Click For Enlargement
Andrew Wright 1994

Sinking History
The Hakkai Maru was making repairs to a Japanese cruiser near New Georgia and until sunk by Allied bombers. Afterwards departed for Rabaul.

On January 17, 1943 anchored at approximately 4:40pm in Simpson Harbor. At 5:40pm, attacked by B-25 Mitchell medium bombers that made a skip bombing attack and hit by a bomb that killed 25 crew and caused the ship to sink.

Shipwreck
Hakkai Maru rested upright, with her stern at 80' and her bridge at 100'. Beautiful coral growth covered her superstructure, king post and hull. The stern had the coral encrusted anti-aircraft gun.

The cargo holds are full of machinery. drills, lathes, presses, welders, and every imaginable type of metal working machines lined the decks with everything from hull plates to torpedoes.

During the 1960–1970s, a number of relics collected by divers from the wreck are displayed at the Kokopo War Museum, including the ship's clock, stopped at 5:40pm, the moment the ship sank.
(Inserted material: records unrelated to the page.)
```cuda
extern "C" int nnr_relu_bwd_split_colsum(const float* dy, const float* relu_out, int64_t ld, int R, int C, float p_drop,
                                         uint64_t seed, float* dy_dropped, int algo, void* planes, size_t planes_bytes,
                                         float* colsum, int accumulate, void* workspace, size_t workspace_bytes, void* stream) {
  NNR_REQUIRE(dy && relu_out && planes && colsum && workspace && R > 0 && C > 0 && ld >= C, NNR_ERR_ARG,
              "nnr_relu_bwd_split_colsum: bad arguments");
  NNR_REQUIRE(p_drop >= 0.f && p_drop < 1.f, NNR_ERR_ARG, "nnr_relu_bwd_split_colsum: p_drop=%f", p_drop);
  NNR_REQUIRE(algo == NNR_GEMM_TC_TF32X3 || algo == NNR_GEMM_TC_BF16 || algo == NNR_GEMM_TC_BF16X3, NNR_ERR_UNSUPPORTED,
              "nnr_relu_bwd_split_colsum: planes exist only for the tensor-core GEMM algorithms");
  NNR_REQUIRE(planes_bytes >= nnr_tc_split_bytes(R, C, algo), NNR_ERR_WORKSPACE, "nnr_relu_bwd_split_colsum: planes buffer too small");
  NNR_REQUIRE(workspace_bytes >= nnr_tc_split_colsum_workspace_bytes(R, C, algo), NNR_ERR_WORKSPACE,
              "nnr_relu_bwd_split_colsum: workspace too small");
  NNR_REQUIRE(nnr_aligned16(planes) && nnr_aligned16(workspace) && nnr_aligned16(dy) && ld % 4 == 0, NNR_ERR_ALIGN,
              "nnr_relu_bwd_split_colsum: dy, planes, workspace must be 16B aligned and ld %% 4 == 0");
  const int mode = algo_mode(algo);
  const int Cp = (int)nnr_tc_split_pitch(C, algo);
  NNR_REQUIRE(Cp <= 4 * 256 * TCS_MAXG, NNR_ERR_UNSUPPORTED, "nnr_relu_bwd_split_colsum: more than %d columns", 4 * 256 * TCS_MAXG);
  cudaStream_t st = (cudaStream_t)stream;
  const int nblocks = (R + tcs_rows(R) - 1) / tcs_rows(R);
  SplitPre pre;
  pre.relu_out = relu_out; pre.dropped = dy_dropped; pre.p = p_drop; pre.inv_keep = 1.0f / (1.0f - p_drop); pre.seed = seed;
  if (mode == 1) tc_split_colsum_kernel<1, true><<<nblocks, 256, 0, st>>>(dy, ld, R, C, Cp, nullptr, planes, (size_t)R * Cp, (float*)workspace, pre);
  else if (mode == 2) tc_split_colsum_kernel<2, true><<<nblocks, 256, 0, st>>>(dy, ld, R, C, Cp, nullptr, planes, (size_t)R * Cp, (float*)workspace, pre);
  else tc_split_colsum_kernel<0, true><<<nblocks, 256, 0, st>>>(dy, ld, R, C, Cp, nullptr, planes, (size_t)R * Cp, (float*)workspace, pre);
  NNR_LAUNCH_CHECK("tc_split_colsum_kernel");
  tc_split_colsum_reduce<<<(C + 31) / 32, 512, 0, st>>>((const float*)workspace, nblocks, R, C, Cp, nullptr, colsum, accumulate);
  NNR_LAUNCH_CHECK("tc_split_colsum_reduce");
  return 0;
}

template <int MODE>
__global__ void __launch_bounds__(256) embed_gather_planes_kernel(const float* __restrict__ table, const int32_t* __restrict__ ids,
                                                                  const int32_t* __restrict__ len, const int32_t* __restrict__ off,
                                                                  int N, int L, int E, int V, int cap, int Cp, void* __restrict__ out,
                                                                  size_t plane_stride, float p, float inv_keep, uint64_t seed) {
// ... 220 lines not shown
```

### nnr_b200/engine.py

```python
import math
import os
import weakref

import torch

from . import ops
from .ops import (EPI_ADD_AUX, EPI_BIAS, EPI_BIAS_RELU_RES, EPI_BIAS_TANH, EPI_GATE, EPI_NONE)

sort_fn = torch.sort

class SeedSource:
    INDIRECT = 1 << 62
    _GOLDEN = 0x9E3779B97F4A7C15 - (1 << 64)

    def __init__(self, device):
        self.base = torch.randint(0, 2 ** 62, (1,), dtype=torch.int64).to(device)
        self.site = 0

    def advance(self):
        self.base.add_(self._GOLDEN)
        self.site = 0

    def next(self):
        self.site += 1
# ... 77 lines not shown


_weight_planes = {}
_weight_epoch = 0


grads_ready = None


def _notify(stage):
    if grads_ready is not None:
        grads_ready(stage)


def _param_grads(P, names, G):
    if _flat_grads(P, names):
        live = [k for k in names if G.get(k) is not None]
        torch._foreach_add_([P[k].grad for k in live], [G[k] for k in live])
        return (None,) * len(names)
    return tuple(G.get(k) for k in names)


def _shared_split(x, rows, cols, colsum_out=None):
    return ops.tc_split(x, rows, cols, x.stride(0), colsum_out=colsum_out)


def _fused_relu_bwd(dy, cols):
    return (ops.default_algo() != ops.ALGO_SIMT and cols <= 2048 and cols % 4 == 0 and dy.is_contiguous()
            and dy.data_ptr() % 16 == 0)


def _flat_grads(P, names):
    return all(getattr(P[k], '_nnr_flat_grad', False) and P[k].grad is not None for k in names)


def weights_changed():
    global _weight_epoch
    _weight_epoch += 1
    _weight_planes.clear()


def install_weight_planes(W, planes):
    _weight_planes[id(W)] = ((_weight_epoch, W._version, W.data_ptr(), W.shape[0], W.shape[1], W.stride(0)), planes, weakref.ref(W))


def weight_planes(W):
    if not (isinstance(W, torch.nn.Parameter) or (W.is_leaf and W.requires_grad)) or W.dim() != 2 or W.stride(1) != 1 or not W.is_cuda:
        return None
    key = id(W)
    tag = (_weight_epoch, W._version, W.data_ptr(), W.shape[0], W.shape[1], W.stride(0))
    hit = _weight_planes.get(key)
    if hit is not None and hit[0] == tag and hit[2]() is W:
        return hit[1]
    planes = ops.tc_split(W, W.shape[0], W.shape[1], W.stride(0))
    if len(_weight_planes) > 4096:
        _weight_planes.clear()
    _weight_planes[key] = (tag, planes, weakref.ref(W))
    return planes


def linear(x, W, M, m_dev=None, bias=None, epilogue=None, out=None, x_planes=None, w_planes=None, **epi):
    N, K = W.shape
    if out is None:
        out = _empty((M, N), W.device)
    if epilogue is None:
        epilogue = EPI_BIAS if bias is not None else EPI_NONE
    ops.gemm(x, W, out, M, N, K, x.stride(0) if x is not None else K, W.stride(0), out.stride(0), False, True, epilogue, bias=bias,
             m_dev=m_dev, a_planes=x_planes, b_planes=w_planes if w_planes is not None else weight_planes(W), **epi)
    return out


def matmul_nn(x, W, M, m_dev=None, out=None, x_planes=None, w_planes=None, **epi):
    N, K = W.shape
    if out is None:
        out = _empty((M, K), W.device)
    ops.gemm(x, W, out, M, K, N, x.stride(0) if x is not None else x_planes.pitch, W.stride(0), out.stride(0), False, False, m_dev=m_dev,
             a_planes=x_planes, b_planes=w_planes if w_planes is not None else weight_planes(W), **epi)
    return out


def wgrad(dy, x, M, N, K, k_dev=None, out=None, accumulate=False, dy_planes=None, x_planes=None):
    if out is None:
        out = _empty((N, K), dy.device if dy is not None else dy_planes.buf.device)
    ops.gemm(dy, x, out, N, K, M, dy.stride(0) if dy is not None else dy_planes.pitch, x.stride(0) if x is not None else K,
             out.stride(0), True, False, k_dev=k_dev,
             accumulate=accumulate, a_planes=dy_planes, b_planes=x_planes)
    return out


def split_tokens(x, cap, cols, ntok, colsum_out=None):
    return ops.tc_split(x, cap, cols, x.stride(0), ntok, colsum_out=colsum_out)


def colsum(X, M, N, m_dev=None, out=None, accumulate=False):
    if out is None:
        out = _empty((N,), X.device)
    ops.colsum(X, X.stride(0), M, N, out, accumulate, m_dev)
    return out


CNE_PARAM_NAMES = (
    ['word_embedding.weight', 'category_embedding.weight', 'subCategory_embedding.weight']
    + ['%s_lstm.%s_l0%s' % (x, w, s) for x in ('title', 'content') for s in ('', '_reverse')
       for w in ('weight_ih', 'weight_hh', 'bias_ih', 'bias_hh')]
    + ['%s_%s' % (x, w) for x in ('title', 'content') for w in ('H.weight', 'M.weight', 'M.bias')]
    + ['%s_self_attention.%s' % (x, w) for x in ('title', 'content') for w in ('affine1.weight', 'affine1.bias', 'affine2.weight')]
)
CNE_CROSS_PARAM_NAMES = ['%s_cross_attention.%s' % (x, w) for x in ('title', 'content') for w in ('K.weight', 'Q.weight', 'Q.bias')]
CNE_GATE_PARAM_NAMES = ['%s_%s' % (x, w) for x in ('title', 'content') for w in ('H.weight', 'M.weight', 'M.bias')]


def cne_param_names(cross_attention=True, gate=True, modalities=('title', 'content')):
    single = len(modalities) == 1
    names = [n for n in CNE_PARAM_NAMES if (gate and not single) or n not in CNE_GATE_PARAM_NAMES]
    names += CNE_CROSS_PARAM_NAMES if (cross_attention and not single) else []
    if single:
        drop = 'content_' if modalities[0] == 'title' else 'title_'
        names = [n for n in names if not n.startswith(drop)]
    return names


class _Mod:
    pass


def _sort_desc(keys, max_key):
    if sort_fn is torch.sort and keys.is_cuda and keys.numel() <= 8192 and max_key <= 1024:
        return ops.length_sort_desc(keys.contiguous(), max_key)
    return sort_fn(keys, descending=True)[1]


def _domain_sorts(len64, domains, max_key):
    sorted_idx, desorted_idx = [], []
    for start, count in domains:
        si = _sort_desc(len64[start:start + count], max_key)
        di = torch.empty_like(si).scatter_(0, si, torch.arange(count, device=si.device))
        sorted_idx.append(si + start)
        desorted_idx.append(di)
    return sorted_idx, desorted_idx


def _cne_prepare(ids, mask_u8, N, L, domains):
    dev = ids.device
    cap = N * L
    m = _Mod()
    m.L, m.cap, m.ids = L, cap, ids
    m.len = _empty((N,), dev, torch.int32)
    m.off = _empty((N + 1,), dev, torch.int32)
    m.tok_row = _empty((cap,), dev, torch.int32)
    ops.seq_prepare(mask_u8, m.len, m.off, m.tok_row)
    m.ntok = m.off[N:]
    len64 = m.len.long()
    m.sorted_idx, m.desorted_idx = _domain_sorts(len64, domains, L)
    if len(domains) == 1:
        m.order = m.sorted_idx[0].to(torch.int32)
    else:
        m.order = _sort_desc(len64, L).to(torch.int32)
    return m


def _cne_recurrent(P, x, m, N, E, Hd, training, p_drop, seed, want_h_planes=False):
    dev = m.ids.device
    ids, L, cap = m.ids, m.L, m.cap
    m.seed = seed
    m.p = p_drop if training else 0.0
    table = P['word_embedding.weight']
    fused_planes = ops.default_algo() != ops.ALGO_SIMT and E % 4 == 0 and table.data_ptr() % 16 == 0
    if fused_planes:
        m.emb = None
        m.emb_pl = ops.embed_gather_planes_fwd(table, ids, m.len, m.off, cap, m.p, seed)
# ... 182 lines not shown
            return matmul_nn(dq, P[ca + 'Q.weight'], N, epilogue=EPI_ADD_AUX, aux=d_out[other[x]], ldaux=D2, x_planes=dq_pl)

        if cross:
            r = staged(cross_bwd)
            d_self = {'content': r['title'], 'title': r['content']}

        def self_gate_bwd(x, m, d_self_x):
            sa = x + '_self_attention.'
            dU = _empty((m.cap, A), dev)
            dw2p = _empty((N, A), dev)
            ops.attn_pool_bwd(X=m.hg, ldx=D2, D=D2, S=N, max_len=m.L, mode=0, seg_off=m.off, seg_order=m.order, U=m.u, ldu=A, A=A,
                              w2=P[sa + 'affine2.weight'], alpha=m.alpha_self, dpooled=d_self_x, lddp=D2, dX=m.dhg,
                              lddx=D2, accumulate_dx=dhg_written[x], dU=dU, lddu=A, dw2_partial=dw2p)
            G[sa + 'affine2.weight'] = colsum(dw2p, N, A).view(1, A)
            db1 = _empty((A,), dev)
            dU_pl = split_tokens(dU, m.cap, A, m.ntok, colsum_out=db1)
            matmul_nn(dU, P[sa + 'affine1.weight'], m.cap, m.ntok, out=m.dhg, accumulate=True, x_planes=dU_pl)
            G[sa + 'affine1.weight'] = lanes.leaf(wgrad, dU, m.hg, m.cap, A, D2, k_dev=m.ntok, dy_planes=dU_pl, x_planes=m.hg_pl)
            G[sa + 'affine1.bias'] = db1
            lanes.keep.extend((dU, dU_pl, m.hg_pl))
            m.hg_pl = None
            if not gate:
                m.dh = m.dhg
                return None
            dh0 = _empty((m.cap, D2), dev)
            dmproj = _empty((N, D2), dev)
            if ops.default_algo() != ops.ALGO_SIMT:
                dz = None
                dz_pl = ops.gate_bwd_planes(m.dhg, m.h, m.g, m.off, N, D2, m.cap, dh0, dmproj)
            else:
                dz = _empty((m.cap, D2), dev)
                ops.gate_bwd_pre(m.dhg, m.h, m.g, m.cap * D2, m.ntok, D2, dz, dh0)
                dz_pl = split_tokens(dz, m.cap, D2, m.ntok)
                ops.segment_colsum(dz, D2, m.off, N, D2, dmproj, D2)
            m.dh = matmul_nn(dz, P[x + '_H.weight'], m.cap, m.ntok, epilogue=EPI_ADD_AUX, aux=dh0, ldaux=D2, out=m.dhg,
                             x_planes=dz_pl)
            G[x + '_H.weight'] = lanes.leaf(wgrad, dz, m.h, m.cap, D2, D2, k_dev=m.ntok, dy_planes=dz_pl, x_planes=m.h_pl)
            lanes.keep.extend((m.h_pl, dz, dz_pl))
            m.h_pl = None
            dbm = _empty((D2,), dev)
            dmproj_pl = _shared_split(dmproj, N, D2, colsum_out=dbm)
            G[x + '_M.weight'] = wgrad(dmproj, m.cm_sel, N, D2, D2, dy_planes=dmproj_pl, x_planes=m.cm_sel_pl)
            G[x + '_M.bias'] = dbm
            return matmul_nn(dmproj, P[x + '_M.weight'], N, x_planes=dmproj_pl)

        d_cm_sel = staged(self_gate_bwd, d_self)
        if gate:
            dcn = {'content': d_cm_sel['title'].index_select(0, c.partner),
                   'title': d_cm_sel['content'].index_select(0, t.partner)}
        else:
            dcn = {x: torch.zeros(N, D2, device=dev) for x in mods}

        in_place = _flat_grads(P, ctx.names) and wemb.grad.is_contiguous() and wemb.grad.data_ptr() % 16 == 0
        dtable = wemb.grad if in_place else _empty(wemb.shape, dev)
        first = [not in_place]

        def recurrence_bwd(x, m, dcn_x):
            db = _empty((8 * Hd,), dev)
            if m.emb is None and ops.lstm_bwd_planes_supported(Hd):
                dz = None
                dz_pl = ops.lstm_bwd_planes(m.gates, m.c_stash, m.w_hh, m.len, m.off, m.order, N, m.L, Hd, m.dh,
                                            dcn_x.contiguous(), m.cap, db)
            else:
                ops.lstm_bwd(m.gates, m.c_stash, m.w_hh, m.len, m.off, m.order, N, m.L, Hd, m.dh, dcn_x.contiguous())
                dz = m.gates
                dz_pl = split_tokens(dz, m.cap, 8 * Hd, m.ntok, colsum_out=db)
            demb = matmul_nn(dz, m.w_ih, m.cap, m.ntok, x_planes=dz_pl, w_planes=m.w_ih_pl)
            return dz, dz_pl, db, demb

        def scatter(x, m, demb):
            ops.embed_gather_bwd(demb, m.ids, m.len, m.off, dtable, m.p, m.seed, not first[0])
            first[0] = False

        def shifted_h(m, planes):
            if planes:
                return None, ops.lstm_shift_h_planes(m.h, m.len, m.off, m.tok_row, N, m.L, Hd, m.cap)
            hprev = _empty((m.cap, D2), dev)
            ops.lstm_shift_h(m.h, m.len, m.off, m.tok_row, N, m.L, Hd, hprev)
            return hprev, None

        def weight_grads(x, m, dz, dz_pl, db, hp=None):
            pre = x + '_lstm.'
            hprev, hprev_pl = hp if hp is not None else shifted_h(m, dz_pl is not None and Hd % 8 == 0)
            for d, sfx in enumerate(('', '_reverse')):
                G[pre + 'weight_hh_l0' + sfx] = wgrad(dz[:, d * 4 * Hd:(d + 1) * 4 * Hd] if dz is not None else None,
                                                     hprev[:, d * Hd:(d + 1) * Hd] if hprev is not None else None,
                                                     m.cap, 4 * Hd, Hd, k_dev=m.ntok,
                                                     dy_planes=dz_pl.cols(d * 4 * Hd, (d + 1) * 4 * Hd) if dz_pl else None,
                                                     x_planes=hprev_pl.cols(d * Hd, (d + 1) * Hd) if hprev_pl else None)
            dwih = wgrad(dz, m.emb, m.cap, 8 * Hd, E, k_dev=m.ntok, dy_planes=dz_pl, x_planes=m.emb_pl)
            lanes.keep.extend((m.emb_pl, hprev, hprev_pl))
            m.emb_pl = None
            for d, sfx in enumerate(('', '_reverse')):
                G[pre + 'weight_ih_l0' + sfx] = dwih[d * 4 * Hd:(d + 1) * 4 * Hd]
                G[pre + 'bias_ih_l0' + sfx] = db[d * 4 * Hd:(d + 1) * 4 * Hd]
                G[pre + 'bias_hh_l0' + sfx] = db[d * 4 * Hd:(d + 1) * 4 * Hd]

        if single:
            x = modalities[0]
            dz, dz_pl, db, demb = recurrence_bwd(x, mods[x], dcn[x])
            scatter(x, mods[x], demb)
            weight_grads(x, mods[x], dz, dz_pl, db)
        else:
            lanes.fork()
            planes = t.emb is None and ops.lstm_bwd_planes_supported(Hd)
            thp = lanes.on_side(shifted_h, t, planes)
            dz, dz_pl, db, demb = recurrence_bwd('content', c, dcn['content'])
            tz, tz_pl, tdb, tdemb = lanes.on_side(recurrence_bwd, 'title', t, dcn['title'])
            lanes.on_side(scatter, 'title', t, tdemb)
            lanes.fork(2, after=1)
            lanes.on_side(weight_grads, 'title', t, tz, tz_pl, tdb, thp, lane=2)
            lanes.keep.extend((tz, tz_pl, tdemb, dz, dz_pl, demb, thp))
            lanes.fork()
            lanes.on_side(scatter, 'content', c, demb)
            if in_place:
                lanes.on_side(_notify, 'table')
            weight_grads('content', c, dz, dz_pl, db)
        lanes.join()
        G['word_embedding.weight'] = None if in_place else dtable
        ctx.t = ctx.c = None
        pg = _param_grads(P, ctx.names, G)
        if in_place:
            _notify('cne')
            if single:
                _notify('table')
        return (None,) * 7 + pg
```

A diver decompression chamber was bolted to the fore deck measuring 5' long and 10' wide, including nickel etched dive tables bolted inside. In 1971, an unsuccessful salvage attempt was made to recover the chamber, documented by a Japanese film crew. Later, salvaged by diver Jim Forrest and abandoned at Pat Robert yard along Blanch Bay where it remained until the 1980s. Ultimate fate unknown, likely scrapped or otherwise disappeared.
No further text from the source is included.